“History” can mean a lot of things. The traditional history book reminds me of history class in high school. There’s some period of American or European history and you are encouraged to memorize a list of naval battles. Sapiens: A Brief History of Humankind by Yuval Harari is not a traditional history book.

The thing about history is that there is so much of it. Even in a single year. Think of all the things that happened in 2014. This amount of stuff probably also happened in 1492. We just have decided that we only care about a portion of it. So a normal history ends up being a history of politics. A history of kings, nations, wars, and conquest.

Instead, this book steps back and takes a broader view. What are the three most important events in human history?

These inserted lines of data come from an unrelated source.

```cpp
template <int MODE, bool PRE, int DIAG = 0, bool FIX = false, bool HALO3 = false>
__device__ __forceinline__ void strip_body(const StripParams &p)
{
    static_assert(!FIX || (MODE == MODE_FUSED && !PRE && DIAG == 0), "flags belong to the production fused kernel");
    static_assert(!HALO3 || (MODE == MODE_FUSED && !PRE && DIAG == 0), "halo buffers belong to the production fused kernel");
    if constexpr (FIX) {
        if (blockIdx.x == 0)
            for (int i = threadIdx.x; i < FIX_COUNTERS; i += 256) p.fix_counters[i] = 0u;
    }
    unsigned long long lt[4] = {0, 0, 0, 0};
    if constexpr (DIAG == 2) lt[0] = __builtin_amdgcn_s_memrealtime();
    extern __shared__ __attribute__((aligned(16))) char smem[];
    float *ylds = reinterpret_cast<float *>(smem);
    float *fbuf = (MODE == MODE_L3) ? ylds : ylds + 2 * YR * YP;

    const int tid = threadIdx.x;
    const int lane = tid & 63;
    const int wave = __builtin_amdgcn_readfirstlane(tid >> 6);
    const int j = lane & 31;
    const int half = lane >> 5;

    constexpr int HALO = (MODE == MODE_L12) ? 0 : 2;

    const int W = p.width, H = p.height;
    int bid = blockIdx.x;
    int strip, frame = 0, ys, ye, seam_up = -1, seam_dn = -1;
    if (p.items) {
        frame = bid / p.items_per_frame;
        const int *it = p.items + ITEM_INTS * (bid - frame * p.items_per_frame);
        strip = it[0];
        ys = it[1];
        ye = it[2];
        if constexpr (MODE == MODE_FUSED) {
            seam_up = it[3] >= 0 ? it[3] + frame * p.seams_per_frame : -1;
            seam_dn = it[4] >= 0 ? it[4] + frame * p.seams_per_frame : -1;
        }
        if (ys >= ye) return;
    } else {
        if (!(p.tune & 8)) {
            const int nwg = gridDim.x, q = nwg >> 3, r = nwg & 7, xcd = bid & 7;
            bid = (xcd < r ? xcd * (q + 1) : r * (q + 1) + (xcd - r) * q) + (bid >> 3);
        }
        strip = bid % p.n_strips;
        bid /= p.n_strips;
        const int seg = bid % p.n_segs;
        frame = bid / p.n_segs;
        ys = p.row_begin + seg * p.seg_rows;
        ye = min(ys + p.seg_rows, p.row_end);
    }

    const bool cs = (MODE != MODE_L12) && p.cseam != nullptr;
    const CseamLane cl = cseam_lane((cs && threadIdx.x < 64 && (threadIdx.x & 31) < 15 &&
                                     (threadIdx.x < 32 || fast_kernel(MODE, PRE, DIAG)))
                                        ? (int)(threadIdx.x & 31) : 15);
    const int halo_c = cs ? 0 : HALO;
    const int xs = strip * (FW - 2 * halo_c);
    const int gx0 = xs - halo_c;
    float *cs_row0 = (cs && wave == 0)
                         ? p.cseam + (((long)frame * p.strips_total + strip) * (p.row_end - p.row_begin) - p.row_begin) * CSEAM_FLOATS
                         : nullptr;
    const bool top_open = seam_up >= 0, bot_open = seam_dn >= 0;
    const int f_lo = top_open ? ys : max(ys - HALO, 0);
    const int f_hi = bot_open ? ye : min(ye + HALO, H);
    const int out_lo = top_open ? ys + 2 : ys, out_hi = bot_open ? ye - 2 : ye;

    const float *wf = p.wfrag + lane;
    float w1f[2][41], w2f[32], w3f[16];
    f32x16 b2v = {0};
    if constexpr (MODE != MODE_L3) {
#pragma unroll
        for (int t = 0; t < 2; ++t)
#pragma unroll
            for (int s = 0; s < 41; ++s) w1f[t][s] = wf[(t * 41 + s) * 64];
        constexpr int L2 = (MODE == MODE_L12) ? FRAG_L2U : FRAG_L2, B2 = (MODE == MODE_L12) ? FRAG_B2U : FRAG_B2;
#pragma unroll
        for (int q = 0; q < 32; ++q) w2f[q] = wf[(L2 + q) * 64];
#pragma unroll
        for (int q = 0; q < 16; ++q) b2v[q] = wf[(B2 + q) * 64];
    }
    if constexpr (MODE != MODE_L12) {
        constexpr int L3 = (MODE == MODE_L3) ? FRAG_L3U : FRAG_L3;
#pragma unroll
        for (int q = 0; q < 16; ++q) w3f[q] = wf[(L3 + q) * 64];
    }
    const f32x2 ones = {1.0f, 1.0f};

    const uint8_t *srcf = nullptr;
    int ycol = 0;
    if constexpr (MODE != MODE_L3) {
        srcf = p.src + (long)frame * p.src_frame_pitch;
        ycol = clampi(gx0 - 4 + tid, 0, W - 1);
    }
    const int y_last = min(H - 1, f_hi + 3);
    auto y_row = [&](int r) -> const uint8_t * {
        if constexpr (HALO3) {
            if (r < p.src_row0) return p.src_top + (long)(r - (p.src_row0 - 6)) * p.halo_stride;
            if (r >= p.src_row1) return p.src_bot + (long)(r - p.src_row1) * p.halo_stride;
        }
        return srcf + (long)(r - p.src_row0) * p.src_stride;
    };
    auto load_y = [&](int r) -> uint8_t {
        const uint8_t *row = y_row(clampi(r, 0, y_last));
        return row[(unsigned)ycol];
    };
    auto stage_y = [&](int r, uint8_t v) {
        const int slot = r & (YR - 1);
        const float fv = (float)v;
        ylds[slot * YP + tid] = fv;
        ylds[(slot + YR) * YP + tid] = fv;
    };
    if constexpr (MODE != MODE_L3) {
        if (tid < YP) {
            uint8_t v[9];
#pragma unroll
            for (int q = 0; q < 9; ++q) v[q] = load_y(f_lo - 4 + q);
#pragma unroll
            for (int q = 0; q < 9; ++q) stage_y(f_lo - 4 + q, v[q]);
        }
        __syncthreads();
    }
    asm volatile("s_waitcnt vmcnt(0)" ::: "memory");
    if constexpr (MODE != MODE_L3) {
#pragma unroll
        for (int t = 0; t < 2; ++t)
#pragma unroll
            for (int k = 0; k < 41; ++k) asm volatile("" : "+v"(w1f[t][k]));
#pragma unroll
        for (int q = 0; q < 32; ++q) asm volatile("" : "+v"(w2f[q]));
        asm volatile("" : "+v"(b2v));
    }
    if constexpr (MODE != MODE_L12) {
#pragma unroll
        for (int q = 0; q < 16; ++q) asm volatile("" : "+v"(w3f[q]));
    }

    if constexpr (DIAG == 2) lt[1] = __builtin_amdgcn_s_memrealtime();

    const int xi = 32 * wave + j;
    const int gx = gx0 + xi;


    constexpr bool FASTK = fast_kernel(MODE, PRE, DIAG);
    static_assert(!FIX || FASTK, "the flag threshold reads plane 5 through the FAST kernels' column offsets");
    constexpr int FSLOT = 6 * FW;
    int xn[5] = {0, 0, 0, 0, 0};
    bool px_ok = false;
    if constexpr (MODE != MODE_L12) {
#pragma unroll
        for (int n = 0; n < 5; ++n) {
            xn[n] = clampi(clampi(gx + n - 2, 0, W - 1) - gx0, 0, FW - 1);
            if constexpr (FASTK) xn[n] += n * FW + half * FSLOT;
        }
        px_ok = cs ? (gx < W) && (xi >= 2 || strip == 0) && (xi < FW - 2 || strip == p.strips_total - 1)
                   : (xi >= HALO) && (xi < FW - HALO) && (gx < W);
    }
    CseamLane cl2 = cl;
    if constexpr (FASTK) {
#pragma unroll
        for (int i = 0; i < 4; ++i) cl2.off[i] += half * FSLOT;
    }
    float R[4][3] = {{0.f, 0.f, 0.f}, {0.f, 0.f, 0.f}, {0.f, 0.f, 0.f}, {0.f, 0.f, 0.f}};
    long o_out = (long)frame * p.dst_frame_pitch + (long)(f_lo - 3 - p.dst_row0) * p.dst_stride;
    long o_src = (long)(min(f_lo + 5, y_last) - p.src_row0) * p.src_stride;
    long o_pl = (long)frame * p.pl_frame_pitch + (long)(MODE == MODE_L3 ? min(f_lo + 1, H - 1) : f_lo) * p.pl_stride;
    auto scale_thr = [&](const float *fr) -> float {
        float s1 = fr[xn[0] + 5 * FW];
#pragma unroll
        for (int n = 1; n < 5; ++n) s1 += fr[xn[n] + (5 - n) * FW];
        return fix_threshold(s1, p.fix_delta, p.fix_kl, p.fix_abs);
    };
    auto finalize = [&](long o, float acc, bool ok, const float *fr) {
        const float v = acc + p.b3;
        auto row = scalar_base(p.dst + o);
        if (ok) row[lane_off((unsigned)gx)] = (uint8_t)clampi((int)v, 0, 255);
        if constexpr (FIX) {
            auto frow = scalar_base(p.flag + o);
            const float thr = scale_thr(fr);
            if (ok) frow[lane_off((unsigned)gx)] = fix_code(v, thr, p.fix_delta, p.fix_scale);
        }
        if constexpr (PRE) {
            float *prow = p.pre + o;
            if (ok) prow[(unsigned)gx] = v;
        }
    };
    auto ftile = [&](int g, int slot) -> float * {
        if constexpr (FASTK) return fbuf + ((4 - ((g + slot) & 3)) & 3) * FSLOT;
        else return fbuf + (((g & 1) * 3 + slot) * 6) * FW;
    };
    auto vertical = [&](int f, const f32x16 &t) {
        const int fplane = 3 * half * FW + xi;
        if (top_open && f < ys + SEAM_ROWS) {
            const int r = f - ys;
            float *o = p.seam + ((long)seam_up * SEAM_FLOATS + seam_t_off(r)) * NTHREADS + tid;
#pragma unroll
            for (int s = 0; s < 3; ++s)
#pragma unroll
                for (int m = 1; m < 5; ++m)
                    if (m > r) o[(s * (4 - r) + (m - r - 1)) * NTHREADS] = t[5 * s + m];
        }
        if (f > 0) {
            float *fo = ftile(f, 0) + fplane;
#pragma unroll
            for (int s = 0; s < 3; ++s) {
                fo[s * FW] = R[3][s] + t[5 * s + 4];
                R[3][s] = R[2][s] + t[5 * s + 3];
                R[2][s] = R[1][s] + t[5 * s + 2];
                R[1][s] = R[0][s] + t[5 * s + 1];
                R[0][s] = t[5 * s];
            }
        } else {
#pragma unroll
            for (int s = 0; s < 3; ++s) {
                R[0][s] = t[5 * s];
                R[1][s] = t[5 * s] + t[5 * s + 1];
                R[2][s] = R[1][s] + t[5 * s + 2];
                R[3][s] = 0.f;
            }
        }
        if (f == H - 1) {
            float *f1 = ftile(f, 1) + fplane, *f2 = ftile(f, 2) + fplane;
#pragma unroll
            for (int s = 0; s < 3; ++s) {
                f1[s * FW] = R[3][s] + t[5 * s + 4];
                f2[s * FW] = (R[2][s] + t[5 * s + 3]) + t[5 * s + 4];
            }
        }
    };
    float hv[5];
    auto hp_load = [&](int g, int slot) {
        const float *fr = ftile(g, slot);
#pragma unroll
        for (int n = 0; n < 5; ++n) hv[n] = FASTK ? fr[xn[n]] : fr[n * FW + xn[n]];
    };
    auto hp_use = [&](int g, int slot) {
        float acc = hv[0];
#pragma unroll
        for (int n = 1; n < 5; ++n) acc += hv[n];
        const int y = g - 2 + slot;
// ... 525 lines not shown
```

### srcnn_cpp_amd/csrc/srcnn_plan.cpp

```cpp
#include "srcnn_ctx.h"

using namespace srcnn;
using namespace srcnn::host;

namespace srcnn {
namespace host {

Plan make_plan(const srcnn_ctx *c, int width, int rows, int n_frames, int halo, int wgs_per_cu, int col_halo)
{
    const int ow = FW - 2 * (col_halo < 0 ? halo : col_halo);
    Plan best{rows, (width + ow - 1) / ow, 1};
    const long slots = (long)wgs_per_cu * c->n_cu;
    double best_eff = -1.0;
    const int max_segs = std::min(rows, 4096);
    for (int ns = 1; ns <= max_segs; ++ns) {
        const int seg = (rows + ns - 1) / ns;
        const int real_ns = (rows + seg - 1) / seg;
        if (real_ns != ns) continue;
        const long wgs = (long)best.n_strips * ns * n_frames;
        const long rounds = (wgs + slots - 1) / slots;
        const double fill = (double)wgs / (double)(rounds * slots);
        constexpr int STARTUP_ROWS = 3;
        const double useful = (double)rows / ((double)ns * (seg + 2 * halo + STARTUP_ROWS));
        const double eff = fill * useful;
        if (eff > best_eff + 1e-9) {
            best_eff = eff;
            best.seg_rows = seg;
            best.n_segs = ns;
        }
    }
    return best;
}

double kPairFast = 6.40, kPairSlow = 8.40, kAlone = 3.76, kStartFast = 3.63, kStartSlow = 5.44;

double cu_finish_estimate(int fast_rows, int slow_rows, double speed)
{
    static const bool once = [] {
        if (const char *e = SRCNN_DEBUG_ENV("SRCNN_DEBUG_RATES"))
            std::sscanf(e, "%lf,%lf,%lf,%lf,%lf", &kPairFast, &kPairSlow, &kAlone, &kStartFast, &kStartSlow);
        return true;
    }();
    (void)once;
    const double tf = kStartFast + fast_rows * kPairFast, ts = kStartSlow + slow_rows * kPairSlow;
    double t;
    if (tf <= ts) t = tf + std::max(0.0, slow_rows - (tf - kStartSlow) / kPairSlow) * kAlone;
    else t = ts + std::max(0.0, fast_rows - (ts - kStartFast) / kPairFast) * kAlone;
    return t / speed;
}
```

Harari picks three revolutions: the Cognitive, Agricultural, and Scientific revolutions.

The Cognitive Revolution is when human beings went from being just like other animals to being unique. The key was the ability to spread culture - communication that helped humans coordinate better and learn faster than DNA-based evolution allowed. We usually take it for granted that humans dominate animals but it wasn’t always the case, and it’s interesting to think of verbal communication as a technology of war that let us defeat animals that previously were our predators.

One theme of this book is confronting painful truths. For example, we know from the fossil record that there used to be different species similar to humans, like Neanderthals. What happened to them? Was Homo Sapiens the eventual victor because of our ability to genocidally destroy the other human species? We will never know for sure but it seems like yes.

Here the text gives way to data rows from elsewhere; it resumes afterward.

#ifdef TEASER_K1_LAB
struct TimOperandTile3 {
  uint4 a[2][3][2][32];
  uint4 b[2][2][2][32];
};
__global__ __launch_bounds__(256) void tim_prep_pack3_kernel(const ProbDesc* __restrict__ descs,
                                                             const double* __restrict__ src,
                                                             const double* __restrict__ dst,
                                                             TimPrep* __restrict__ prep,
                                                             TimOperandTile3* __restrict__ ops,
                                                             int32_t* __restrict__ deg, double beta) {
  const ProbDesc d = descs[blockIdx.y];
  const int ip = blockIdx.x * 256 + threadIdx.x;
  float mx = 0.f;
  if (ip < d.W * 64 && d.n > 0) {
    double g;
    int kexp;
    k1c::scale(beta, &g, &kexp);
    const int i = min(ip, d.n - 1);
    const TimPrep* pr = prep + blockIdx.y;
    const int sh = k1c::norm_shift(prep_half_extent(pr));
    kexp += 2 * sh;
    g *= k1c::pow2_d(sh);
    const double* a = src + 3 * (d.pt_off + i);
    const double* b = dst + 3 * (d.pt_off + i);
    const float sx = (float)((a[0] - prep_centre(pr, 0, 0)) * g), sy = (float)((a[1] - prep_centre(pr, 0, 1)) * g),
                sz = (float)((a[2] - prep_centre(pr, 0, 2)) * g);
    const float dx = (float)((b[0] - prep_centre(pr, 1, 0)) * g), dy = (float)((b[1] - prep_centre(pr, 1, 1)) * g),
                dz = (float)((b[2] - prep_centre(pr, 1, 2)) * g);
    const double na_d = ((double)sx * sx + (double)sy * sy) + (double)sz * sz;
    const double nb_d = ((double)dx * dx + (double)dy * dy) + (double)dz * dz;
    const float na = (float)na_d, nb = (float)nb_d;
    const double beta2s = k1c::pow2_d(kexp - 2);
    const float kappa = (float)k1c::pow2_d(kexp);
    const float delta_row = (float)(nb_d - na_d - beta2s);
    const float delta_col = (float)(nb_d - na_d);
    unsigned short A[48], B[32];
    for (int k = 0; k < 48; ++k) A[k] = 0;
    for (int k = 0; k < 32; ++k) B[k] = 0;
    const float cs[3] = {sx, sy, sz}, cd[3] = {dx, dy, dz};
    const unsigned short one = 0x3c00;
    float h, m, l;
    for (int c = 0; c < 3; ++c) {
      f16_split3(cs[c], &h, &m, &l);
      B[3 * c] = f16_bits(2.0f * h); B[3 * c + 1] = f16_bits(2.0f * m); B[3 * c + 2] = B[3 * c];
      A[3 * c] = f16_bits(h); A[3 * c + 1] = A[3 * c]; A[3 * c + 2] = f16_bits(m);
      A[32 + 3 * c] = f16_bits(kappa * h); A[32 + 3 * c + 1] = A[32 + 3 * c]; A[32 + 3 * c + 2] = f16_bits(kappa * m);
      f16_split3(cd[c], &h, &m, &l);
      B[16 + 3 * c] = f16_bits(-2.0f * h); B[16 + 3 * c + 1] = f16_bits(-2.0f * m); B[16 + 3 * c + 2] = B[16 + 3 * c];
      A[16 + 3 * c] = f16_bits(h); A[16 + 3 * c + 1] = A[16 + 3 * c]; A[16 + 3 * c + 2] = f16_bits(m);
    }
    f16_split3(na, &h, &m, &l);
    B[9] = f16_bits(-h); B[10] = f16_bits(-m);
    A[32 + 9] = f16_bits(kappa); A[32 + 10] = A[32 + 9];
    B[11] = one; B[12] = one; B[13] = one;
    B[14] = f16_bits(kappa); B[15] = B[14];
    A[32 + 14] = f16_bits(-h); A[32 + 15] = f16_bits(-m);
    f16_split3(delta_row, &h, &m, &l);
    A[11] = f16_bits(h); A[12] = f16_bits(m); A[13] = f16_bits(l);
    f16_split3(delta_col, &h, &m, &l);
    A[25] = one; A[26] = one; A[27] = one; B[25] = f16_bits(h); B[26] = f16_bits(m); B[27] = f16_bits(l);
    TimOperandTile3* tile = ops + d.w_off + (ip >> 6);
    const int gq = (ip >> 5) & 1, cc = ip & 31;
    for (int mf = 0; mf < 3; ++mf)
      for (int hh = 0; hh < 2; ++hh) {
        const unsigned short* pa = A + 16 * mf + 8 * hh;
        tile->a[gq][mf][hh][cc] = make_uint4(pa[0] | ((unsigned int)pa[1] << 16), pa[2] | ((unsigned int)pa[3] << 16),
                                             pa[4] | ((unsigned int)pa[5] << 16), pa[6] | ((unsigned int)pa[7] << 16));
        if (mf >= kTimColOperands) continue;
        const unsigned short* pb = B + 16 * mf + 8 * hh;
        tile->b[gq][mf][hh][cc] = make_uint4(pb[0] | ((unsigned int)pb[1] << 16), pb[2] | ((unsigned int)pb[3] << 16),
                                             pb[4] | ((unsigned int)pb[5] << 16), pb[6] | ((unsigned int)pb[7] << 16));
      }
    mx = na > nb ? na : nb;
    if (!(mx == mx)) mx = INFINITY;
    if (ip < d.n) deg[d.pt_off + ip] = 0;
  }
  for (int o = 32; o > 0; o >>= 1) {
    const float t = __shfl_xor(mx, o, 64);
    mx = t > mx ? t : mx;
  }
  if ((threadIdx.x & 63) == 0 && mx > 0.f) atomicMax(&prep[blockIdx.y].r2_bits, __float_as_uint(mx));
}
#endif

The Agricultural Revolution was when we started farming. This book makes the case also made in Guns, Germs, and Steel that the invention of farming was actually pretty terrible for the average human. Our lives were worse as farmers. It’s just that farming could feed far more people than hunting and gathering, so the farming way of life won out.

I don’t agree with this argument, because I don’t think individual human happiness is the right metric to aim for. Personally I think the world became a better place with ten million humans than with one million, primarily because it’s pretty cool that those extra nine million get to live. But I can understand how people would disagree here.

Sapiens is similar to Guns, Germs, and Steel in many ways. If you liked one, there’s a good chance you’d like the other. They both look at a broad stretch of human history, disregard the “standard historical important stuff”, and ask what was the real important factors that led to this outcome. Overall, this book is much more willing to come to controversial conclusions. I found it a bit suspicious that Guns, Germs, and Steel came to only conclusions that social science academics would agree with politically.

The best example comes in the discussion of the Scientific Revolution, which Harari describes as about 1500 to the present. The main events in world history during this period are basically Europeans violently taking over the world, and there’s the obvious question of why Europeans?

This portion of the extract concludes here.